Chronique

Smith / Iyer / DeJohnette

A Love Sonnet For Billie Holiday

Wadada Leo Smith (tp), Vijay Iyer (p, cla), Jack DeJohnette (dms)

Label / Distribution : Tum Records

Les festivités autour des 80 ans de Wadada Leo Smith (WLS) se terminent avec l’année nouvelle, tout comme les dernières semaines de l’an finissant, dans les agapes. Si 2021 fut, incontestablement, l’année forte du trompettiste étasunien, on le doit en partie au label TUM Records. Après un solo acclamé et un trio légendaire, les Finlandais proposent avec A Love Sonnet For Billie Holiday une nouvelle exploration du trio par Smith ; on se souvient, au début de sa carrière, du trio composé avec Braxton et Jenkins. Ici, les personnalités se sont renouvelées, s’accordant plus avec la pensée musicale profonde de WLS : on sait notamment que le trompettiste, de Milford Graves à Günter Sommer, entretient un lien charnel, organique, avec la batterie. Ici, c’est Jack DeJohnette, l’un des plus fameux techniciens de l’agrès, qui s’invite. Pour l’accompagner, le pianiste Vijay Iyer ferme le triangle. Un liant parfait pour accompagner la discussion de ses aînés, qui se connaissent depuis les années 60 ; des musiciens qu’il connaît aussi par cœur pour jouer avec eux depuis des années.

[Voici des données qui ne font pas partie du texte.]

NM_FN float vfma(float a, float b, float c) { return __builtin_fmaf(a, b, c); }
NM_FN double vfma(double a, double b, double c) { return __builtin_fma(a, b, c); }
NM_FN float sel_mask(uint64_t m, float a, float b) {
  float r;
  asm("v_cndmask_b32_e64 %0, %1, %2, %3" : "=v"(r) : "v"(b), "v"(a), "s"(m));
  return r;
}
NM_FN double sel_mask(uint64_t m, double a, double b) {
  int rl, rh;
  asm("v_cndmask_b32_e64 %0, %2, %3, %6\n\tv_cndmask_b32_e64 %1, %4, %5, %6" : "=&v"(rl), "=v"(rh)
      : "v"(__double2loint(b)), "v"(__double2loint(a)), "v"(__double2hiint(b)), "v"(__double2hiint(a)), "s"(m));
  return __hiloint2double(rh, rl);
}
NM_FN uint64_t mask_shl(uint64_t m, int k) { m <<= k; asm("" : "+s"(m)); return m; }
template <int I> NM_FN float fma_half_lane(float a, float x, float g, bool h1);
template <int I> NM_FN double fma_half_lane(double a, double x, double g, bool h1);
NM_FN int rdlane(int x, int l) { return __builtin_amdgcn_readlane(x, l); }
NM_FN float rdlane(float x, int l) { return __int_as_float(__builtin_amdgcn_readlane(__float_as_int(x), l)); }
NM_FN double rdlane(double x, int l) {
  int lo = __builtin_amdgcn_readlane(__double2loint(x), l), hi = __builtin_amdgcn_readlane(__double2hiint(x), l);
  return __hiloint2double(hi, lo);
}
template <int I> NM_FN float fma_half_lane(float a, float x, float g, bool h1) {
  const float s0 = rdlane(x, I), s1 = rdlane(x, 32 + I);
  return vfma(a, h1 ? s1 : s0, g);
}
template <int I> NM_FN double fma_half_lane(double a, double x, double g, bool h1) {
  const double s0 = rdlane(x, I), s1 = rdlane(x, 32 + I);
  return vfma(a, h1 ? s1 : s0, g);
}
template <class T> NM_FN T wrlane(T x, T v, int l) {
  int ln = NM_TID;
  asm volatile("" : "+v"(ln));
  return ln == l ? v : x;
}
NM_FN int opaque_lane() { int ln = NM_TID; asm volatile("" : "+v"(ln)); return ln; }
template <class T> NM_FN T uniform(T x) { return rdlane(x, 0); }
NM_FN bool uniform(bool x) { return __builtin_amdgcn_readfirstlane((int)x) != 0; }
#define NM_DPP_QUAD_XOR1 0xB1
#define NM_DPP_QUAD_XOR2 0x4E
#define NM_DPP_HALF_MIRROR 0x141
#define NM_DPP_ROW_MIRROR 0x140
template <int CTRL> NM_FN int dpp(int x) { return __builtin_amdgcn_mov_dpp(x, CTRL, 0xF, 0xF, true); }
template <int CTRL> NM_FN float dpp(float x) { return __int_as_float(dpp<CTRL>(__float_as_int(x))); }
template <int CTRL> NM_FN double dpp(double x) { return __hiloint2double(dpp<CTRL>(__double2hiint(x)), dpp<CTRL>(__double2loint(x))); }
template <int P, class T> NM_FN T quad(T x) { return dpp<P>(x); }
template <class T> NM_FN T shfl_xor1(T x) { return dpp<NM_DPP_QUAD_XOR1>(x); }
template <class T> NM_FN T shfl_xor2(T x) { return dpp<NM_DPP_QUAD_XOR2>(x); }
template <class T> NM_FN T wsum8(T x) {
  x = x + dpp<NM_DPP_QUAD_XOR1>(x);
  x = x + dpp<NM_DPP_QUAD_XOR2>(x);
  x = x + dpp<NM_DPP_HALF_MIRROR>(x);
  return rdlane(x, 0);
}
template <class T> NM_FN T gsum8(T x) {
  x = x + dpp<NM_DPP_QUAD_XOR1>(x);
  x = x + dpp<NM_DPP_QUAD_XOR2>(x);
  x = x + dpp<NM_DPP_HALF_MIRROR>(x);
  return x;
}
template <class T> NM_FN T wsum(T x) {
  x = x + dpp<NM_DPP_QUAD_XOR1>(x);
  x = x + dpp<NM_DPP_QUAD_XOR2>(x);
  x = x + dpp<NM_DPP_HALF_MIRROR>(x);
  x = x + dpp<NM_DPP_ROW_MIRROR>(x);
  return (rdlane(x, 0) + rdlane(x, 16)) + (rdlane(x, 32) + rdlane(x, 48));
}
template <class T> NM_FN T hsum32(T x) {
  x = x + dpp<NM_DPP_QUAD_XOR1>(x);
  x = x + dpp<NM_DPP_QUAD_XOR2>(x);
  x = x + dpp<NM_DPP_HALF_MIRROR>(x);
  x = x + dpp<NM_DPP_ROW_MIRROR>(x);
  const T s0 = rdlane(x, 0) + rdlane(x, 16), s1 = rdlane(x, 32) + rdlane(x, 48);
  return (NM_TID & 32) ? s1 : s0;
}
NM_FN bool wany(bool c) { return __ballot(c) != 0ull; }
NM_FN int lane_rank(uint64_t m) { return (int)__builtin_amdgcn_mbcnt_hi((uint32_t)(m >> 32), __builtin_amdgcn_mbcnt_lo((uint32_t)m, 0u)); }
NM_FN int popc64(uint64_t m) { return __popcll(m); }
NM_FN uint64_t ballot(bool c) { return __ballot(c); }
NM_FN bool in_mask(uint64_t m) { return __builtin_amdgcn_inverse_ballot_w64(m); }
template <class T> NM_FN void order_after(int& a, const T& dep) { asm volatile("" : "+v"(a) : "v"(dep)); }
template <class T> NM_FN void wargmax(T val, int idx, T* best, int* ibest) {
#define NM_AM_STEP(CTRL)                                                   \
  {                                                                        \
    T ov = dpp<CTRL>(val);                                                 \
    int oi = dpp<CTRL>(idx);                                               \
    bool take = (ov > val) | ((ov == val) & (oi < idx));                   \
    val = take ? ov : val;                                                 \
    idx = take ? oi : idx;                                                 \
  }
  NM_AM_STEP(NM_DPP_QUAD_XOR1) NM_AM_STEP(NM_DPP_QUAD_XOR2) NM_AM_STEP(NM_DPP_HALF_MIRROR) NM_AM_STEP(NM_DPP_ROW_MIRROR)
#undef NM_AM_STEP
  T bv = rdlane(val, 0);
  int bi = rdlane(idx, 0);
#pragma unroll
  for (int r = 16; r < 64; r += 16) {
    T ov = rdlane(val, r);
    int oi = rdlane(idx, r);
    bool take = (ov > bv) | ((ov == bv) & (oi < bi));
    bv = take ? ov : bv;
    bi = take ? oi : bi;
  }
  *best = bv;
  *ibest = bi;
}
template <class T> NM_FN void wmaxfirst(T val, T* best, int* lane_of_best) {
  T m = val;
  m = vmax(m, dpp<NM_DPP_QUAD_XOR1>(m));
  m = vmax(m, dpp<NM_DPP_QUAD_XOR2>(m));
  m = vmax(m, dpp<NM_DPP_HALF_MIRROR>(m));
  m = vmax(m, dpp<NM_DPP_ROW_MIRROR>(m));
  const T b = vmax(vmax(rdlane(m, 0), rdlane(m, 16)), vmax(rdlane(m, 32), rdlane(m, 48)));
  *best = b;
  *lane_of_best = (int)__builtin_ctzll(__ballot(val == b));
}
template <class T> NM_FN T ldsv(const T* a, int i) { return a[i]; }
template <class T> NM_FN void stsv(T* a, int i, T v, bool m) { if (m) a[i] = v; }
template <class T, class S> NM_FN void stsu(T* a, int i, T v, bool m, S* sink) {
  T* p = m ? a + i : reinterpret_cast<T*>(sink) + NM_TID;
  *p = v;
}
#define NM_GLOBAL(T) __attribute__((address_space(1))) T
typedef float nm_f4 __attribute__((ext_vector_type(4)));
typedef double nm_d4 __attribute__((ext_vector_type(4)));
template <class T> NM_FN T gldv(const T* p, int i) { return ((const NM_GLOBAL(T)*)p)[i]; }
template <class T> NM_FN void gstv(T* p, int i, T v, bool m) { if (m) ((NM_GLOBAL(T)*)p)[i] = v; }
template <class T> NM_FN T gld1(const T* p, size_t i) { return ((const NM_GLOBAL(T)*)p)[i]; }
template <class T> NM_FN void gst1(T* p, size_t i, T v) { ((NM_GLOBAL(T)*)p)[i] = v; }
NM_FN void gadd1(float* p, size_t i, float v) { __builtin_amdgcn_global_atomic_fadd_f32((NM_GLOBAL(float)*)p + i, v); }
NM_FN void gld3(const float* p, int i, float* o) { const nm_f4 t = *(const NM_GLOBAL(nm_f4)*)((const NM_GLOBAL(float)*)p + i); o[0] = t.x; o[1] = t.y; o[2] = t.z; }
NM_FN void gld3(const double* p, int i, double* o) { const nm_d4 t = *(const NM_GLOBAL(nm_d4)*)((const NM_GLOBAL(double)*)p + i); o[0] = t.x; o[1] = t.y; o[2] = t.z; }
NM_FN void gld4(const float* p, int i, float* o) { const nm_f4 t = *(const NM_GLOBAL(nm_f4)*)((const NM_GLOBAL(float)*)p + i); o[0] = t.x; o[1] = t.y; o[2] = t.z; o[3] = t.w; }
NM_FN void gld4(const double* p, int i, double* o) { const nm_d4 t = *(const NM_GLOBAL(nm_d4)*)((const NM_GLOBAL(double)*)p + i); o[0] = t.x; o[1] = t.y; o[2] = t.z; o[3] = t.w; }
NM_FN int to_int(float x) { return (int)x; }
NM_FN int to_int(double x) { return (int)x; }
NM_FN void wave_sync() {
  __builtin_amdgcn_fence(__ATOMIC_RELEASE, "wavefront");
  __builtin_amdgcn_wave_barrier();
  __builtin_amdgcn_fence(__ATOMIC_ACQUIRE, "wavefront");
}
NM_FN void sched_fence() { __builtin_amdgcn_sched_barrier(0); }
}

Comme Sacred Ceremony, on a d’abord l’impression que A Love Sonnet For Billie Holiday est peuplé de fantômes. Iyer en est l’architecte parfait avec son usage de l’électronique, son recours très fin au Rhodes et au B3 sur le cathartique « Deep Time #1 », entre voix étouffées (celle de Malcolm X), et percées de lumières dans la brume. Mais très vite, on se rend compte que cette présence d’esprit n’est pas encombrante : c’est une manifestation du temps, une marée de souvenirs qui affluent et refluent et sur laquelle DeJohnette comme WLS naviguent avec assurance et bonheur. Le timbre de la trompette est profond, se jouant de l’écho, préférant la parcimonie pour mieux sonder les cœurs. Le jeu du batteur se concentre sur les cymbales, abondant de couleurs le discours de Wadada. Plus loin, dans « Songs For a World Forgiveness », ce sont ces mêmes cymbales qui percent les nuages pour y retrouver une trompette qui se laisse porter au gré du jeu aérien de Iyer. Le trio avance sans se poser la question du leadership, ni d’ailleurs de l’égalité. C’est un tableau à petites touches, sensible pointillisme où chacun ponctue les prises d’initiatives des autres, dans un mouvement toujours fluide.

Il y a quelque chose de l’ordre de la danse dans A Love Sonnet For Billie Holiday. De la liaison des corps, du mouvement en liberté. Dans ce disque enregistré en 2016 et que TUM nous propose pour l’anniversaire de Wadada Leo Smith, il y a plusieurs sommets, mais nous gravissons dès le départ un formidable Everest. « Billie Holiday : A Love Sonnet », composition de WLS qui témoigne de son attachement aux figures de la musique africaine-américaine, est plus qu’une simple poésie. Il y a une essence, des racines qui disent tout de l’engagement des musiciens. Lorsque la trompette déchire la toile tendue par les tambours de DeJohnette, déjà émouvante à elle seule, on croirait voir surgir des limbes Lady Day en personne. Chaque frappe légère sur les toms est une caresse, jusqu’à la scansion précise et dégingandée de l’embouchure. Iyer, taiseux jusque-là, fouille d’abord les profondeurs du clavier avant de ramener ce qu’il faut de lumière. La musique s’incarne et c’est fascinant. Cela se confirme : pour ses 80 ans, c’est Smith qui se charge des cadeaux.